TV home shopping was an intriguing, sometimes scary new world with new rules and norms
My background as a child actor and early modeling experiences helped me as a spokesperson. I knew the fundamentals of presenting myself, learning scripts, and working with a director and stage crew. But live TV was a different animal entirely. There was no audience. QVC sound stages are quiet. There wasn’t a crew operating lights and sound. There weren’t even cameramen. The control room operated everything on the broadcast stage remotely. On the set, it was just me, the host, and the IFG production crew.
And unlike acting in plays, this work was unscripted. I had memorized dozens of brand talking points related to the features and benefits of the product, but it was live television and the host controlled the segment. I had to walk a fine line between following the host wherever he or she wanted to go while still hitting all the brand talking points upon which my employer insisted. Often, what the host wanted and what my boss expected did not align. Balancing conflicting objectives live, in front of a million people with a smile on my face was difficult and stressful, but I never let ‘em see me sweat. (It was great training for my next career move into marketing consulting.)
Live TV Means Real Time Sales Feedback
I wore an earpiece so I could hear producer cues when I was on air. The producer would say things like, “We got a spike on that. Say that again.” That meant that whatever I had just said (or sometimes gestured to) made the phone lines ring or the online orders increase. The audience response was that quick and they could capitalize on what worked in the presentation in real time. QVC was using data analytics to optimize its sales long before most people even knew what those two words meant.
What you see in front of the camera is a fraction of what's going on
In each segment, I was running a checklist in my mind of talking points I had to hit while keeping the audience's needs and what is most important to them in my mind, all while demonstrating the product, answering the host's questions, and getting feedback in my earpiece from the producer.
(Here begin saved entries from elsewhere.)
# lujiarui/esmdiff

Hardware: AMD Instinct MI355X
Metric: conformation samples/sec (256-res, 25 steps) (higher is better)
Workload: dtype bf16

## Files before the change

esmdiff_amd/_native.py:

```python
from __future__ import annotations

import ctypes
from pathlib import Path

import os

_LIB_PATH = Path(os.environ.get("ESMDIFF_LIB") or Path(__file__).resolve().parent / "lib" / "libesmdiff_hip.so")
_lib = None

c_f32p = ctypes.POINTER(ctypes.c_float)
c_i64p = ctypes.POINTER(ctypes.c_int64)

EPI_BF16, EPI_RESID_F32, EPI_SWIGLU_BF16, EPI_BIAS_GELU_BF16, EPI_BIAS_F32 = range(5)
DT_F32, DT_BF16 = 0, 1
PRECISION = {"bf16": 0, "f32": 1, "f32_split": 2, "f16": 3}
F32EPI_STORE, F32EPI_BIAS_GELU, F32EPI_RESID_DIV = range(3)
SECTIONS = ["embed", "layernorm", "gemm_qkv", "qk_norm_rope", "attention", "gemm_out", "gemm_ffn_up",
            "gemm_ffn_down", "head", "sampler"]


class Config(ctypes.Structure):
    _fields_ = [("d_model", ctypes.c_int32), ("n_heads", ctypes.c_int32), ("n_layers", ctypes.c_int32),
                ("ffn_hidden", ctypes.c_int32), ("vocab_out", ctypes.c_int32), ("freq_dim", ctypes.c_int32),
                ("max_batch", ctypes.c_int32), ("max_len", ctypes.c_int32), ("residue_scale", ctypes.c_float),
# ... 29 lines not shown
    "esmdiff_attention_f16", "esmdiff_qk_norm_rope", "esmdiff_add_layernorm", "esmdiff_geom_attention",
    "esmdiff_set_lengths", "esmdiff_attention_ragged", "esmdiff_attention_16_parts",
    "esmdiff_q_xt", "esmdiff_nelbo_rows", "esmdiff_nelbo_eval",
    "esmdiff_superpose_pairs", "esmdiff_tm_pairs",
    "esmdiff_cluster_threshold", "esmdiff_cluster_gromos",
    "esmdiff_lddt_pairs",
    "esmdiff_flex_pair_msf", "esmdiff_flex_fit", "esmdiff_flex_moments",
    "esmdiff_dssp",
    "esmdiff_contact_map", "esmdiff_native_contacts",
    "esmdiff_backbone_torsions", "esmdiff_ramachandran",
    "esmdiff_shape_frames", "esmdiff_debye_frames",
    "esmdiff_describe_gemm_choice", "esmdiff_gemm_workspace_floats",
    "esmdiff_dim6_to_backbone", "esmdiff_plddt_mean", "esmdiff_pair_features", "esmdiff_pae_tm",
    "esmdiff_decoder_set_pair_chunk_bytes",
    "esmdiff_encoder_knn", "esmdiff_encoder_neighbourhood", "esmdiff_encoder_nearest_code",
    "esmdiff_forward_logits_needed", "esmdiff_get_tail_rows",
    "esmdiff_layernorm_f32rows", "esmdiff_swiglu_f32", "esmdiff_qk_norm_rope_f32", "esmdiff_v_split",
    "esmdiff_attention_f32_parts", "esmdiff_gemm_split_k", "esmdiff_get_attention_scales",
    "esmdiff_convert_weight", "esmdiff_interleave_swiglu", "esmdiff_split_weight_from", "esmdiff_weight_rownorm_max",
    "esmdiff_embed_rows", "esmdiff_gather_table_rows", "esmdiff_sigma_mlp", "esmdiff_layernorm_16in",
    "esmdiff_mask_row_list", "esmdiff_gather_rows16", "esmdiff_add_layernorm_rows", "esmdiff_copy_masked_logits",
    "esmdiff_ddpm_step_mapped", "esmdiff_move_token_rows", "esmdiff_samples_with_mask", "esmdiff_rows_identical",
]
LDDT_MAX_L, LDDT_MAX_THRESHOLDS = 4096, 8
DSSP_MAX_L = 4096
TM_MAX_L = 1280
CONTACT_MAX_L, CONTACT_TILE, CONTACT_MAX_CHUNKS = 4096, 64, 256
RAMA_MAX_BINS = 72
SHAPE_MAX_L, SHAPE_MAX_BINS = 4096, 4096
DEBYE_MAX_Q, DEBYE_Q_CHUNK = 1024, 8

CLUSTER_MAX_N = 16384
QXT_PHILOX_COLUMN = 4104
OPT_STREAMS, OPT_DUAL_MIN_TOKENS, OPT_NEEDED_ROWS = 1, 2, 3


def flex_pair_slots(n: int) -> int:
    rows = (n + 1) // 2
    return 4 * rows * min(16, max(1, 2048 // rows))


def contact_pair_tiles(L: int) -> int:
    tiles = (L + CONTACT_TILE - 1) // CONTACT_TILE
    return tiles * (tiles + 1) // 2


def contact_chunk_frames(n: int, L: int) -> int:
    cap = min(CONTACT_MAX_CHUNKS, max(1, 1024 // contact_pair_tiles(L)))
    return max(16, (n + cap - 1) // cap)
# ... 43 lines not shown
            "esmdiff_amd has no CPU fallback.")
    L = ctypes.CDLL(str(_LIB_PATH))
    vp, i32, f32 = ctypes.c_void_p, ctypes.c_int32, ctypes.c_float
    L.esmdiff_abi_version.restype = ctypes.c_int
    L.esmdiff_engine_create.argtypes = [ctypes.POINTER(Config), ctypes.POINTER(Weight), i32, i32,
                                        ctypes.POINTER(vp)]
    L.esmdiff_engine_destroy.argtypes = [vp]
    L.esmdiff_engine_destroy.restype = None
    L.esmdiff_last_error.argtypes = [vp]
    L.esmdiff_last_error.restype = ctypes.c_char_p
    L.esmdiff_forward_logits.argtypes = [vp, vp, vp, vp, vp, i32, i32, i32, vp]
    L.esmdiff_forward_logits_sigmas.argtypes = [vp, vp, vp, vp, vp, i32, i32, i32, vp]
    L.esmdiff_forward_logits_sigmas.restype = ctypes.c_int
    L.esmdiff_forward_logits_needed.argtypes = [vp, vp, vp, vp, vp, i32, i32, i32, vp]
    L.esmdiff_get_tail_rows.argtypes = [vp, c_i64p, i32]
    L.esmdiff_ddpm_step.argtypes = [vp, vp, vp, i32, f32, f32, i32, vp, ctypes.POINTER(Rng), i32, i32, i32, vp]
    L.esmdiff_ddpm_step_margin.argtypes = [vp, vp, vp, i32, f32, f32, i32, ctypes.POINTER(Rng), i32, i32, i32, f32, vp, vp]
    L.esmdiff_ddpm_step_margin.restype = ctypes.c_int
    L.esmdiff_ddpm_step_rows.argtypes = [vp, vp, vp, i32, vp, ctypes.c_uint64, i32, i32, f32, f32, vp, vp, vp]
    L.esmdiff_logit_error_stats.argtypes = [vp, i32, vp, i32, vp, i32, i32, i32, vp, vp]
    L.esmdiff_gibbs_step_rows.argtypes = [vp, vp, vp, vp, i32, f32, f32, vp, ctypes.c_uint64, i32, i32, f32, f32, vp, vp, vp]
    L.esmdiff_get_build_info.argtypes = [ctypes.c_char_p, i32]
    L.esmdiff_describe_plan.argtypes = [vp, i32, i32, ctypes.c_char_p, i32]
    L.esmdiff_set_option.argtypes = [vp, i32, ctypes.c_int64]
    L.esmdiff_ddpm_sample.argtypes = [vp, vp, vp, i32, i32, i32, c_f32p, c_f32p, c_f32p, ctypes.POINTER(Rng), vp]
    L.esmdiff_gibbs_step.argtypes = [vp, vp, vp, vp, i32, f32, f32, vp, vp, ctypes.POINTER(Rng), i32, i32, i32, vp]
    L.esmdiff_gibbs_sample.argtypes = [vp, vp, vp, i32, i32, i32, f32, f32, ctypes.POINTER(i32), ctypes.POINTER(Rng), vp]
    L.esmdiff_gemm_bf16.argtypes = [vp, vp, vp, vp, i32, i32, i32, i32, i32, f32, i32, vp]
    L.esmdiff_gemm_f16.argtypes = [vp, vp, vp, vp, i32, i32, i32, i32, i32, f32, i32, vp]
    if hasattr(L, "esmdiff_gemm_bf16_timed"):
# ... 120 lines not shown
```

esmdiff_amd/csrc/engine.h:

```cpp
#pragma once
#include <math.h>
#include <stdarg.h>
#include <stdio.h>
#include <stdlib.h>
#include <string.h>

#include <algorithm>
#include <map>
#include <string>
#include <vector>

#include "kernels.h"
#define ed ed16
#include "kernels_typed.inc"
#undef ed

#define ED_KN(f16, call) ((f16) ? ed16::call : ed::call)

namespace eng {

enum Section { S_EMBED = 0, S_LN, S_QKV, S_QKROPE, S_ATTN, S_OUT, S_FFN_UP, S_FFN_DOWN, S_HEAD, S_SAMPLER, S_COUNT };

constexpr int64_t kDefaultPairChunkBytes = 1536ll << 20;

// ... 89 lines not shown
        *fmid = nullptr, *fpair_qk = nullptr;
  int step0_share = 0;
  int32_t* flag_dev = nullptr;
  int final_skip = 0;
  int32_t *has_dev = nullptr, *idx_dev = nullptr;
  int64_t *cx = nullptr, *cseq = nullptr;
  float* n_rowloss = nullptr;
  int g_strategy = 0;
  uint32_t* g_inv_mask = nullptr;
  bool g_inv_on = false;
  int needed_rows = 1;
  int32_t *rows_list = nullptr, *rows_map = nullptr, *rows_count = nullptr;
  hipEvent_t ev_rows = nullptr;
  bool rows_mapped = false;
  int64_t stat_tail_rows = 0;
  int64_t stat_forwards = 0, stat_rows = 0;
  int last_B = 0, last_L = 0;
  bool last_pending_delta = false;
  int profiling = 0;
  std::vector<hipEvent_t> ev;
  std::vector<int> ev_section;
  size_t ev_used = 0;
  float prof_ms[16] = {0};
  int prof_launches[16] = {0};
};

namespace eng {

int fail(Owner* o, int code, const char* fmt, ...);
const char* last_error(const Owner* o);
int round_up(int v, int m);
void softplus_host(float* v, int n);
int check_bl(esmdiff_engine* e, int B, int L);
int check_lens(esmdiff_engine* e, int B, int L);
int check_not_decoder(esmdiff_engine* e);
int forward(esmdiff_engine* e, const int64_t* seq, const int64_t* xtok, const float* t_freq_dev, float* logits, int ld, int B, int L,
            hipStream_t st, bool needed_rows = false);
int shared_forward_batch(const esmdiff_engine* e, int B, int L);

#define HIP_TRY(e, call)                                                                              \
  do {                                                                                                \
    hipError_t _s = (call);                                                                           \
    if (_s != hipSuccess) return eng::fail(e, ESMDIFF_E_HIP, "%s: %s", #call, hipGetErrorString(_s)); \
  } while (0)

template <typename T>
int dalloc(Owner* o, T** p, size_t n_elems, bool zero = false) {
  void* v = nullptr;
  hipError_t s = hipMalloc(&v, n_elems * sizeof(T) + 256);
  if (s != hipSuccess) return fail(o, ESMDIFF_E_HIP, "hipMalloc(%zu): %s", n_elems * sizeof(T), hipGetErrorString(s));
  if (zero) hipMemset(v, 0, n_elems * sizeof(T) + 256);
  o->allocs.push_back(v);
// ... 49 lines not shown
```

esmdiff_amd/csrc/engine.hip:

```cpp
#include "engine.h"

using namespace ed;
using namespace eng;

namespace {

thread_local std::string g_error;

}

namespace eng {

int fail(Owner* o, int code, const char* fmt, ...) {
  char buf[512];
  va_list ap;
  va_start(ap, fmt);
  vsnprintf(buf, sizeof buf, fmt, ap);
  va_end(ap);
  if (o) o->err = buf; else g_error = buf;
  return code;
}

const char* last_error(const Owner* o) { return o ? o->err.c_str() : g_error.c_str(); }

// ... 121 lines not shown
    case ESMDIFF_OPT_STREAMS:
      if (value < 1 || value > 4) return fail(e, ESMDIFF_E_INVALID, "ESMDIFF_OPT_STREAMS: 1 .. 4, got %lld", (long long)value);
      HIP_TRY(e, hipSetDevice(e->device));
      while ((int64_t)e->side.size() + 1 < value)
        if (int r = add_side_stream(e)) return r;
      e->n_streams = (int)value;
      return 0;
    case ESMDIFF_OPT_DUAL_MIN_TOKENS:
      if (value < 1) return fail(e, ESMDIFF_E_INVALID, "ESMDIFF_OPT_DUAL_MIN_TOKENS must be positive");
      e->dual_min_tokens = value;
      return 0;
    case ESMDIFF_OPT_NEEDED_ROWS:
      if (value != 0 && value != 1) return fail(e, ESMDIFF_E_INVALID, "ESMDIFF_OPT_NEEDED_ROWS: 0 or 1, got %lld", (long long)value);
      e->needed_rows = (int)value;
      return 0;
    default:
      return fail(e, ESMDIFF_E_INVALID, "unknown option %d", option);
  }
}

int esmdiff_get_build_info(char* buf, int32_t cap) {
#ifdef ED_DEBUG
  const int dbg = 1;
#else
  const int dbg = 0;
#endif
  char tmp[512];
  const int n = snprintf(tmp, sizeof tmp,
                         "libesmdiff_hip abi=%d arch=gfx950 debug_env=%d (%s) operand_builds=bf16,f16 fp_contract_off=sampler,gibbs,metrics "
                         "compiler=%s",
// ... 23 lines not shown
  return 0;
}

int esmdiff_get_counters(esmdiff_engine* e, int64_t* forwards, int64_t* token_rows, int32_t reset) {
  if (!e) return ESMDIFF_E_INVALID;
  if (forwards) *forwards = e->stat_forwards;
  if (token_rows) *token_rows = e->stat_rows;
  if (reset) e->stat_forwards = e->stat_rows = 0;
  return 0;
}

int esmdiff_get_tail_rows(esmdiff_engine* e, int64_t* rows_out, int32_t reset) {
  if (!e) return ESMDIFF_E_INVALID;
  if (rows_out) *rows_out = e->stat_tail_rows;
  if (reset) e->stat_tail_rows = 0;
  return 0;
}

int esmdiff_abi_version(void) { return ESMDIFF_ABI_VERSION; }

const char* esmdiff_last_error(const esmdiff_engine* eng) { return last_error(eng); }

void esmdiff_engine_destroy(esmdiff_engine* e) {
  if (!e) return;
  hipSetDevice(e->device);
  hipDeviceSynchronize();
  for (void* p : e->allocs) hipFree(p);
  for (void* p : {(void*)e->pair_x, (void*)e->pair_h, (void*)e->pair_logits})
    if (p) hipFree(p);
  for (hipEvent_t ev : e->ev) hipEventDestroy(ev);
// ... 258 lines not shown
      TRY(dalloc(e, &e->f_trans, Mx * 3));
      TRY(dalloc(e, &e->f_mask, Mx));
    }
    if (!strict) TRY(dalloc(e, &e->mid, Mx * FH));
    TRY(dalloc(e, &e->logits, Mx * e->ld_logits));
    if (e->has_plddt) TRY(dalloc(e, &e->pl_logits, Mx * e->ld_plddt));
    if (e->has_pair) {
      if (!strict) TRY(dalloc(e, &e->pair_qk, Mx * 128));
      TRY(dalloc(e, &e->tm_rows, Mx));
      TRY(dalloc(e, &e->ptm_dev, (size_t)cfg->max_batch));
    }
    TRY(dalloc(e, &e->cond, (size_t)cfg->max_batch * D));
    TRY(dalloc(e, &e->sig_hidden, (size_t)cfg->max_batch * D));
    e->tfreq_rows = 1026;
    TRY(dalloc(e, &e->tfreq, (size_t)e->tfreq_rows * F));
    TRY(dalloc(e, &e->g_entropy, Mx));
    TRY(dalloc(e, &e->flag_dev, (size_t)4));
    TRY(dalloc(e, &e->has_dev, (size_t)cfg->max_batch));
    TRY(dalloc(e, &e->idx_dev, (size_t)cfg->max_batch));
    TRY(dalloc(e, &e->lens_dev, (size_t)cfg->max_batch));
    TRY(dalloc(e, &e->lens_sub_dev, (size_t)cfg->max_batch));
    TRY(dalloc(e, &e->cx, Mx));
    TRY(dalloc(e, &e->cseq, Mx));
    TRY(dalloc(e, &e->n_rowloss, Mx));
    TRY(dalloc(e, &e->g_inv_mask, (size_t)128, true));
    TRY(dalloc(e, &e->g_sampled, Mx));
    TRY(dalloc(e, &e->g_rowflag, Mx));
    TRY(dalloc(e, &e->g_rowgap, Mx));
    TRY(dalloc(e, &e->g_nunmask, (size_t)e->tfreq_rows * cfg->max_batch));
    {
// ... 116 lines not shown
```

esmdiff_amd/csrc/engine_forward.hip:

```cpp
#include "engine.h"

using namespace ed;
using namespace eng;

namespace {

struct Part {
  const int64_t *seq, *xtok;
  float *x, *logits, *pl_logits;
  bf16_t *h, *h2, *qkv, *q, *k, *ctx, *mid, *dlt, *dlt2, *gp, *gctx, *pair_qk;
  float *fh, *fh2, *fqkv, *fq, *fk, *fctx, *fgu, *fmid, *fgp, *fgctx, *fpair_qk;
  uint16_t* a2;
  float* rs;
  const float *f_rot, *f_trans;
  const uint8_t* f_mask;
  const int32_t* lens;
  int b0, B;
  hipStream_t st;
  const GemmWorkspace *gws, *gws2;
};

void cut_batch(esmdiff_engine* e, Part* parts, int np, const int64_t* seq, const int64_t* xtok, float* logits, int ld, int B, int L,
               hipStream_t st) {
  const int64_t D = e->cfg.d_model, FH = e->cfg.ffn_hidden, VH = e->v_heads;
// ... 295 lines not shown
const char kStaleRows[] =
    "the last forward ran inside esmdiff_ddpm_sample on the rows that hold MASK only (ESMDIFF_OPT_NEEDED_ROWS): the other rows' "
    "hidden state is stale; run a full forward (esmdiff_forward_logits) first, or set the option to 0";

}

int eng::shared_forward_batch(const esmdiff_engine* e, int B, int L) {
  if (e->strict) return 1;
  if (plan_small(e, B, L)) return B;
  for (int b = 1; b < B; ++b)
    if (!plan_small(e, b, L) && (int64_t)b * L >= ed::small_max_rows()) return b;
  return B;
}

int eng::forward(esmdiff_engine* e, const int64_t* seq, const int64_t* xtok, const float* t_freq_dev, float* logits,
                 int ld, int B, int L, hipStream_t st, bool needed_rows) {
  e->last_B = B;
  e->last_L = L;
  e->last_pending_delta = false;
  e->rows_mapped = false;
  e->stat_forwards += 1;
  e->stat_rows += (int64_t)B * L;
  if (e->has_geom && e->frames_B > 0 && (e->frames_B != B || e->frames_L != L))
    return fail(e, ESMDIFF_E_INVALID, "frames were set for B=%d L=%d, forward called with B=%d L=%d", e->frames_B, e->frames_L, B, L);
  const int D = e->cfg.d_model;
  Prof p{e, st};
  const float* cond = nullptr;
  if (t_freq_dev && e->sig_w1) {
    RUN(S_EMBED, launch_sigma_mlp(t_freq_dev, e->sig_w1, e->sig_b1, e->sig_w2, e->sig_b2, e->sig_hidden, e->cond, e->cfg.freq_dim, D, st,
                                  e->sigma_rows));
    cond = e->cond;
  }
  const BatchPlan plan = plan_batch(e, B, L);
  Part parts[4];
  cut_batch(e, parts, plan.np, seq, xtok, logits, ld, B, L, st);
  bool needed = needed_rows && e->needed_rows && e->rows_count && !e->head_split && !plan.small && !e->has_plddt && !e->has_pair &&
                e->cfg.n_layers >= 2;
  if (needed) {
    hipStreamCaptureStatus cs = hipStreamCaptureStatusNone;
    HIP_TRY(e, hipStreamIsCapturing(st, &cs));
    needed = cs == hipStreamCaptureStatusNone;
  }
  if (needed) {
    HIP_TRY(e, launch_mask_row_list(xtok, B, L, plan.np, e->rows_list, e->rows_map, e->rows_count, st));
    HIP_TRY(e, hipEventRecord(e->ev_rows, st));
  }
  if (int r = fork_streams(e, st, plan.np)) return r;
  if (e->strict) {
    for (int pi = 0; pi < plan.np; ++pi)
      if (int r = strict_part(e, parts[pi], cond && e->sigma_rows > 1 ? cond + (int64_t)parts[pi].b0 * D : cond, ld, L)) return r;
  } else if (int r = forward_16bit(e, parts, plan, cond, ld, L, needed)) {
    return r;
  }
  if (!needed) e->stat_tail_rows += (int64_t)B * L;
  return join_streams(e, st, plan.np);
}

extern "C" {
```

The host had to keep the segment moving. He or she was under pressure to keep the guest on track and sales climbing. They were some of the most skilled individuals I ever worked with.
QVC is a high-stakes, high stress world
Being on-air is fun, but also stressful. If a brand doesn’t sell the number of units the QVC planners expect in their scheduled showtime, the producers will abruptly end the segment and put on another product. Air time is worth too much to tolerate low margins. There are too many other products that will sell to accept ones that don’t.
We could spend weeks or months preparing for an hour show and 30 minutes into it, be pulled off the air if our sales dipped too far below expectations. The IFG team was so skilled at creating sets and knowledgeable about presenting products that it rarely happened to us. But it’s an uncompromising, grueling arena to the unprepared. I saw a few companies ruined because they had spent so much time and money to get on QVC but didn’t know how to present their product well. QVC cut their segments short, pulled them off the air, and didn’t ask them to return. They lost their shirts.
Brand words matter
I already knew the value of getting words right in marketing communications from my work at Barnes & Noble, but my experience at QVC made it overwhelmingly clear. When a word or phrase can influence buyers to buy or not to buy (and I get to either keep my job or get the boot), I learned to be very intentional and deliberate in all brand communications.
QVC taught me the importance of every brand message and demonstrated in real time the consequences of getting the brand messaging wrong. It instilled in me a sense of urgency and a meticulous evaluation of every word choice. I bring that sensibility into all the work I do now as well as a continual evaluation of the audience and their needs.